With masks, audio injection becomes directional. wav2vec features are injected via cross-attention. Crucially, the mask from the previous step is used for soft weighting, ensuring audio only influences tokens belonging to the corresponding character with soft transitions at mask boundaries. In contrast, global audio injection fails to distinguish speakers (Sync-D as high as 9.482), while mask-weighted local injection reduces Sync-D to 6.670.

Loss & Training

  • Flow matching objective: Velocity prediction loss
  • Mask loss: Focal loss (addressing foreground-background imbalance)
  • Two-stage training: Single-person audio pre-training followed by multi-concept fine-tuning
  • Data: 2.6 million video-mask-caption triplets, annotated via Qwen2-VL dense description and Grounding-SAM2 mask labeling.

Key Experimental Results

Main Results (Single-person audio-driven)

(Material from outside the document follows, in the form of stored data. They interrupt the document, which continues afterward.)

Act Graph::spatial_transformer(const std::string& pfx, const Act& x, const Act& ctx) {
    const int C = x.c, cd = ctx.c;
    const int heads = cfg_.num_heads > 0 ? cfg_.num_heads : C / cfg_.head_dim;
    const int d = C / heads;
    const int rows = x.rows(), L = x.h * x.w, B = x.n;
    const std::string tb = pfx + ".transformer_blocks.0";
    quant_rows(rows);
    const bool quant_block = quant_decl_;
    const int nw = P(pfx + ".norm.weight", {C}, PK_VEC), nb = P(pfx + ".norm.bias", {C}, PK_VEC);
    const bool lin = cfg_.linear_proj != 0;
    const int piw = lin ? P(pfx + ".proj_in.weight", {C, C}, PK_LINEAR) : P(pfx + ".proj_in.weight", {C, C, 1, 1}, PK_CONV1);
    const int pib = P(pfx + ".proj_in.bias", {C}, PK_VEC);
    const int l1w = P(tb + ".norm1.weight", {C}, PK_VEC), l1b = P(tb + ".norm1.bias", {C}, PK_VEC);
    const std::string gq = tb + ".attn1.qkv";
    P(tb + ".attn1.to_q.weight", {C, C}, PK_LINEAR, gq);
    P(tb + ".attn1.to_k.weight", {C, C}, PK_LINEAR, gq);
    P(tb + ".attn1.to_v.weight", {C, C}, PK_LINEAR, gq);
    const int o1w = P(tb + ".attn1.to_out.0.weight", {C, C}, PK_LINEAR), o1b = P(tb + ".attn1.to_out.0.bias", {C}, PK_VEC);
    const int l2w = P(tb + ".norm2.weight", {C}, PK_VEC), l2b = P(tb + ".norm2.bias", {C}, PK_VEC);
    const int q2w = P(tb + ".attn2.to_q.weight", {C, C}, PK_LINEAR);
    quant_global();
    P(tb + ".attn2.to_k.weight", {C, cd}, PK_LINEAR, "attn2_kv_all");
    P(tb + ".attn2.to_v.weight", {C, cd}, PK_LINEAR, "attn2_kv_all");
    quant_decl_ = quant_block;
    const int my_kv = kv_off_;
    kv_off_ += 2 * C;
    const int o2w = P(tb + ".attn2.to_out.0.weight", {C, C}, PK_LINEAR), o2b = P(tb + ".attn2.to_out.0.bias", {C}, PK_VEC);
    const int l3w = P(tb + ".norm3.weight", {C}, PK_VEC), l3b = P(tb + ".norm3.bias", {C}, PK_VEC);
    const int f1w = P(tb + ".ff.net.0.proj.weight", {8 * C, C}, PK_LINEAR_GEGLU), f1b = P(tb + ".ff.net.0.proj.bias", {8 * C}, PK_VEC_GEGLU);
    static const bool compose_on = [] { const char* e = std::getenv("SDOD_COMPOSE"); return !(e && e[0] == '0'); }();
    const bool compose = compose_on && !quant_block;
    int f2w, pow_;
    if (compose) {
        f2w = Pc(tb + ".ff.net.2.weight", {C, 4 * C}, PK_LINEAR, 5 * C, 0, -1);
        pow_ = lin ? Pc(pfx + ".proj_out.weight", {C, C}, PK_LINEAR, 5 * C, 4 * C, f2w)
                   : Pc(pfx + ".proj_out.weight", {C, C, 1, 1}, PK_CONV1, 5 * C, 4 * C, f2w);
    } else {
        f2w = P(tb + ".ff.net.2.weight", {C, 4 * C}, PK_LINEAR);
        pow_ = lin ? P(pfx + ".proj_out.weight", {C, C}, PK_LINEAR) : P(pfx + ".proj_out.weight", {C, C, 1, 1}, PK_CONV1);
    }
    const int f2b = P(tb + ".ff.net.2.bias", {C}, PK_VEC);
    const int pob = P(pfx + ".proj_out.bias", {C}, PK_VEC);
    if (mode_ == DECLARE) return act(x.n, x.h, x.w, C);

    Act g = group_norm(x, nullptr, nw, nb, 1e-6f, false);
    Act t0 = act(B, 1, L, C);
    { GemmOpt o; o.bias = pib; linear(g.p, rows, C, piw, C, t0.p, o); }
    release(g);
    const bool fold = !quant_block;
    auto normed = [&](const Act& src, int lw, int lb) -> Act { return layer_norm(src, lw, lb, 1e-5f); };
    f16* qkv = alloc((size_t)rows * 3 * C);
    if (fold) {
        GemmOpt o; o.ln_w = l1w; o.ln_b = l1b;
        linear_raw(t0.p, rows, C, reinterpret_cast<const f16*>(group_base(gq)), C, 3 * C, qkv, o);
    } else {
        Act nrm = normed(t0, l1w, l1b);
        GemmOpt o; o.wq_scale = qscale_of(group_first(gq)); o.wq_off = qoff_of(group_first(gq));
        linear_raw(nrm.p, rows, C, reinterpret_cast<const f16*>(group_base(gq)), C, 3 * C, qkv, o);
        release(nrm);
    }
    f16* a1 = alloc((size_t)rows * C);
    attention(qkv, qkv + C, qkv + 2 * C, a1, B, heads, L, L, d, 3 * C, 3 * C, 3 * C, C, false);
    release(qkv);
    Act t1 = act(B, 1, L, C);
    { GemmOpt o; o.bias = o1b; o.residual = t0.p; linear(a1, rows, C, o1w, C, t1.p, o); }
    release(a1); release(t0);
    static const bool xfold_on = [] { const char* e = std::getenv("SDOD_XATTN_FOLD"); return !(e && e[0] == '0'); }();
    const int NK = heads * 80;
    const bool xfold = xfold_on && fold && ctx.w <= 80 && NK % 320 == 0 && L % 32 == 0 && d <= 160 && d % 4 == 0;
    if (xfold) {
        f16 *w1 = nullptr, *w2 = nullptr;
        float *s1 = nullptr, *t1v = nullptr;
        f16* wq = reinterpret_cast<f16*>(params_[q2w].dev);
        const f16* wo = reinterpret_cast<const f16*>(params_[o2w].dev);
        if (mode_ == REAL) {
            SDOD_HIP_CHECK(hipMalloc((void**)&w1, (size_t)B * NK * C * sizeof(f16)));
            SDOD_HIP_CHECK(hipMalloc((void**)&w2, (size_t)B * NK * C * sizeof(f16)));
            SDOD_HIP_CHECK(hipMalloc((void**)&s1, (size_t)B * NK * sizeof(float)));
            SDOD_HIP_CHECK(hipMalloc((void**)&t1v, (size_t)B * NK * sizeof(float)));
            derived_.push_back(w1); derived_.push_back(w2); derived_.push_back(s1); derived_.push_back(t1v);
            const LnVecs qv = ln_fold_vectors(wq, C, C, C, l2w, l2b, nullptr);
            const f16* kvp = kv_all_;
            const int ldkv = kv_total_, koff = my_kv, Lk = ctx.w, hh = heads, dd = d;
            const float scale = 1.0f / sqrtf((float)d);
            to_static_ = true;
            sink().push_back(Op{[=](hipStream_t st) {
                check_rc2(sdod_xattn_fold_f16(kvp, ldkv, koff, koff + C, B, Lk, wq, C, qv.s, qv.t, wo, C, hh, dd, scale, w1, s1, t1v, w2, st));
            }, "xattn_fold", 4.0 * B * NK * (double)C * d, 4.0 * B * NK * C * 2, "C" + std::to_string(C) + " d" + std::to_string(d)});
            to_static_ = false;
        }
        const f16* w1p = mode_ == REAL ? w1 : wq;
        const f16* w2p = mode_ == REAL ? w2 : wq;
        f16* pb = alloc((size_t)rows * NK);
        { GemmOpt o; o.ln_s_raw = mode_ == REAL ? s1 : reinterpret_cast<const float*>(wq); o.bias_raw = mode_ == REAL ? t1v : reinterpret_cast<const float*>(wq);
          o.w_img_stride = NK * C; o.vec_img_stride = NK; o.softmax_cols = 80; o.rows_per_img = L;
          linear_raw(t1.p, rows, C, w1p, C, NK, pb, o); }
        GemmOpt o2;
        o2.bias = o2b; o2.residual = t1.p; o2.w_img_stride = C * NK; o2.rows_per_img = L;
        if (compose) {
            f16* cat = alloc((size_t)rows * 5 * C);
            f16* t2c = cat + 4 * C;
            o2.ldr = C; o2.ldo = 5 * C;
            linear_raw(pb, rows, NK, w2p, NK, C, t2c, o2);
            release(pb); release(t1);
            { GemmOpt o; o.bias = f1b; o.geglu = true; o.ln_w = l3w; o.ln_b = l3b; o.lda = 5 * C; o.ldo = 5 * C; linear(t2c, rows, C, f1w, 8 * C, cat, o); }
            float* bc = nullptr;
            if (mode_ == REAL) {
                SDOD_HIP_CHECK(hipMalloc((void**)&bc, (size_t)C * sizeof(float)));
                derived_.push_back(bc);
                f16* wc = reinterpret_cast<f16*>(params_[f2w].dev);
                compose_jobs_.push_back(ComposeJob{wc, wc + 4 * C, 5 * C, C, C, 4 * C, W<float>(f2b), W<float>(pob), bc});
            }
            Act out = act(x.n, x.h, x.w, C);
            { GemmOpt o; o.bias_raw = mode_ == REAL ? bc : reinterpret_cast<const float*>(params_[f2w].dev); o.residual = x.p;
              linear_raw(cat, rows, 5 * C, reinterpret_cast<const f16*>(params_[f2w].dev), 5 * C, C, out.p, o); }
            release(cat);
            return out;
        }
        Act t2 = act(B, 1, L, C);
        linear_raw(pb, rows, NK, w2p, NK, C, t2.p, o2);
        release(pb); release(t1);
        f16* gg = alloc((size_t)rows * 4 * C);
        { GemmOpt o; o.bias = f1b; o.geglu = true; o.ln_w = l3w; o.ln_b = l3b; linear(t2.p, rows, C, f1w, 8 * C, gg, o); }
        Act t3 = act(B, 1, L, C);
        { GemmOpt o; o.bias = f2b; o.residual = t2.p; linear(gg, rows, 4 * C, f2w, C, t3.p, o); }
        release(gg); release(t2);
        Act out = act(x.n, x.h, x.w, C);
        { GemmOpt o; o.bias = pob; o.residual = x.p; linear(t3.p, rows, C, pow_, C, out.p, o); }
        release(t3);
        return out;
    }
    f16* q2 = alloc((size_t)rows * C);
    if (fold) {
        GemmOpt o; o.ln_w = l2w; o.ln_b = l2b; linear(t1.p, rows, C, q2w, C, q2, o);
    } else {
        Act nrm = normed(t1, l2w, l2b);
        linear(nrm.p, rows, C, q2w, C, q2, GemmOpt{});
        release(nrm);
    }
    const int Lk = ctx.w;
    const f16* kv = kv_all_ + my_kv;
    f16* a2 = alloc((size_t)rows * C);
    attention(q2, kv, kv + C, a2, B, heads, L, Lk, d, C, kv_total_, kv_total_, C, false);
    release(q2);
    if (compose) {
        f16* cat = alloc((size_t)rows * 5 * C);
        f16* t2c = cat + 4 * C;
        { GemmOpt o; o.bias = o2b; o.residual = t1.p; o.ldr = C; o.ldo = 5 * C; linear(a2, rows, C, o2w, C, t2c, o); }
        release(a2); release(t1);
        { GemmOpt o; o.bias = f1b; o.geglu = true; o.ln_w = l3w; o.ln_b = l3b; o.lda = 5 * C; o.ldo = 5 * C; linear(t2c, rows, C, f1w, 8 * C, cat, o); }
        float* bc = nullptr;
        if (mode_ == REAL) {
            SDOD_HIP_CHECK(hipMalloc((void**)&bc, (size_t)C * sizeof(float)));
            derived_.push_back(bc);
            f16* wc = reinterpret_cast<f16*>(params_[f2w].dev);
            compose_jobs_.push_back(ComposeJob{wc, wc + 4 * C, 5 * C, C, C, 4 * C, W<float>(f2b), W<float>(pob), bc});
        }
        Act out = act(x.n, x.h, x.w, C);
        { GemmOpt o; o.bias_raw = mode_ == REAL ? bc : reinterpret_cast<const float*>(params_[f2w].dev); o.residual = x.p;
          linear_raw(cat, rows, 5 * C, reinterpret_cast<const f16*>(params_[f2w].dev), 5 * C, C, out.p, o); }
        release(cat);
        return out;
    }
    Act t2 = act(B, 1, L, C);
    { GemmOpt o; o.bias = o2b; o.residual = t1.p; linear(a2, rows, C, o2w, C, t2.p, o); }
    release(a2); release(t1);
    f16* gg = alloc((size_t)rows * 4 * C);
    if (fold) {
        GemmOpt o; o.bias = f1b; o.geglu = true; o.ln_w = l3w; o.ln_b = l3b; linear(t2.p, rows, C, f1w, 8 * C, gg, o);
    } else {
        Act nrm = normed(t2, l3w, l3b);
        GemmOpt o; o.bias = f1b; o.geglu = true; linear(nrm.p, rows, C, f1w, 8 * C, gg, o);
        release(nrm);
    }
    Act t3 = act(B, 1, L, C);
    { GemmOpt o; o.bias = f2b; o.residual = t2.p; linear(gg, rows, 4 * C, f2w, C, t3.p, o); }
    release(gg); release(t2);
    Act out = act(x.n, x.h, x.w, C);
    { GemmOpt o; o.bias = pob; o.residual = x.p; linear(t3.p, rows, C, pow_, C, out.p, o); }
    release(t3);
    return out;
}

Method Sync-C (Higher better) HKV (Higher better) Sync-D (Lower better) FVD (Lower better)
CyberHost 6.627 24.733 8.974 54.797
OmniHuman (No mask) 7.443 47.561 9.482 33.895
OmniHuman (Fixed mask) - - 7.068 40.239
Ours 7.272 59.635 6.670 22.881

User Study (Multi-person audio-driven)

Method Average Score Top-1 Selection Rate
Kling 1.70 14.5%
OmniHuman 1.82 25.6%
Ours 2.48 59.9%

Ablation Study

Audio Injection Strategy Sync-D (Lower better) FVD (Lower better)
Global Audio Condition 9.482 33.895
ID Embedding 8.627 35.665
Fixed Mask 7.068 40.239
Predicted Mask 6.670 22.881

Key Findings

  • Predicted masks significantly outperform fixed masks: Sync-D decreased by 5.6%, FVD decreased by 43.1% (40.239 -> 22.881).
  • HKV (Hand Keypoint Variance) is the highest among all methods (59.635), indicating richer body movement.
  • Multi-concept identity preservation (CLIP-I = 0.744, DINO-I = 0.533) significantly outperforms commercial products like Pika and Vidu.
  • Mask predictor overhead is minimal: only 0.4s added per extra reference (vs. 6.5s DiT base).

Highlights & Insights

  • Iterative Mask Strategy: Cleverly utilizes the multi-step nature of the diffusion process to refine layout masks during denoising. This is an elegant bootstrap solution requiring no external detectors.
  • Zero-parameter Reference Injection: Reuses DiT self-attention by stacking reference image VAE latents, keeping the architecture clean.
  • Industrial-grade Data Pipeline: The annotation pipeline for 2.6 million videos (Qwen2-VL description + Gemini structural parsing + SAM2 masks) is a valuable engineering contribution.

Limitations & Future Work

  • Inference time grows quadratically as the number of characters increases (attention complexity).
  • Mask prediction quality depends on DiT intermediate features; masks may be inaccurate in the very early denoising steps.
  • Currently supports a maximum of 3 interacting people; scenarios with more people are unverified.
  • Audio conditions are limited to speech; driving by music or ambient sound is unexplored.
  • The core model is based on an internal 7B DiT, posing barriers to full reproduction.
  • vs OmniHuman: Direct competitor, but OmniHuman does not support multi-person audio matching.
  • vs CyberHost: Early audio-driven method with a significant performance gap.
  • vs Phantom (Multi-concept Customization): Phantom excels in multi-concept but lacks audio-driven support; InterActHuman achieves both.

Rating

  • Novelty: ⭐⭐⭐⭐ The iterative mask prediction strategy is novel, though the overall framework integrates existing components.
  • Experimental Thoroughness: ⭐⭐⭐⭐⭐ Comprehensive evaluation across single/multi-person and multi-concept scenarios, plus user studies and detailed ablations.
  • Writing Quality: ⭐⭐⭐⭐ Clear architectural descriptions, though mathematical notations require careful reading.
  • Value: ⭐⭐⭐⭐⭐ High industrial value as a practical system for multi-person interactive video generation.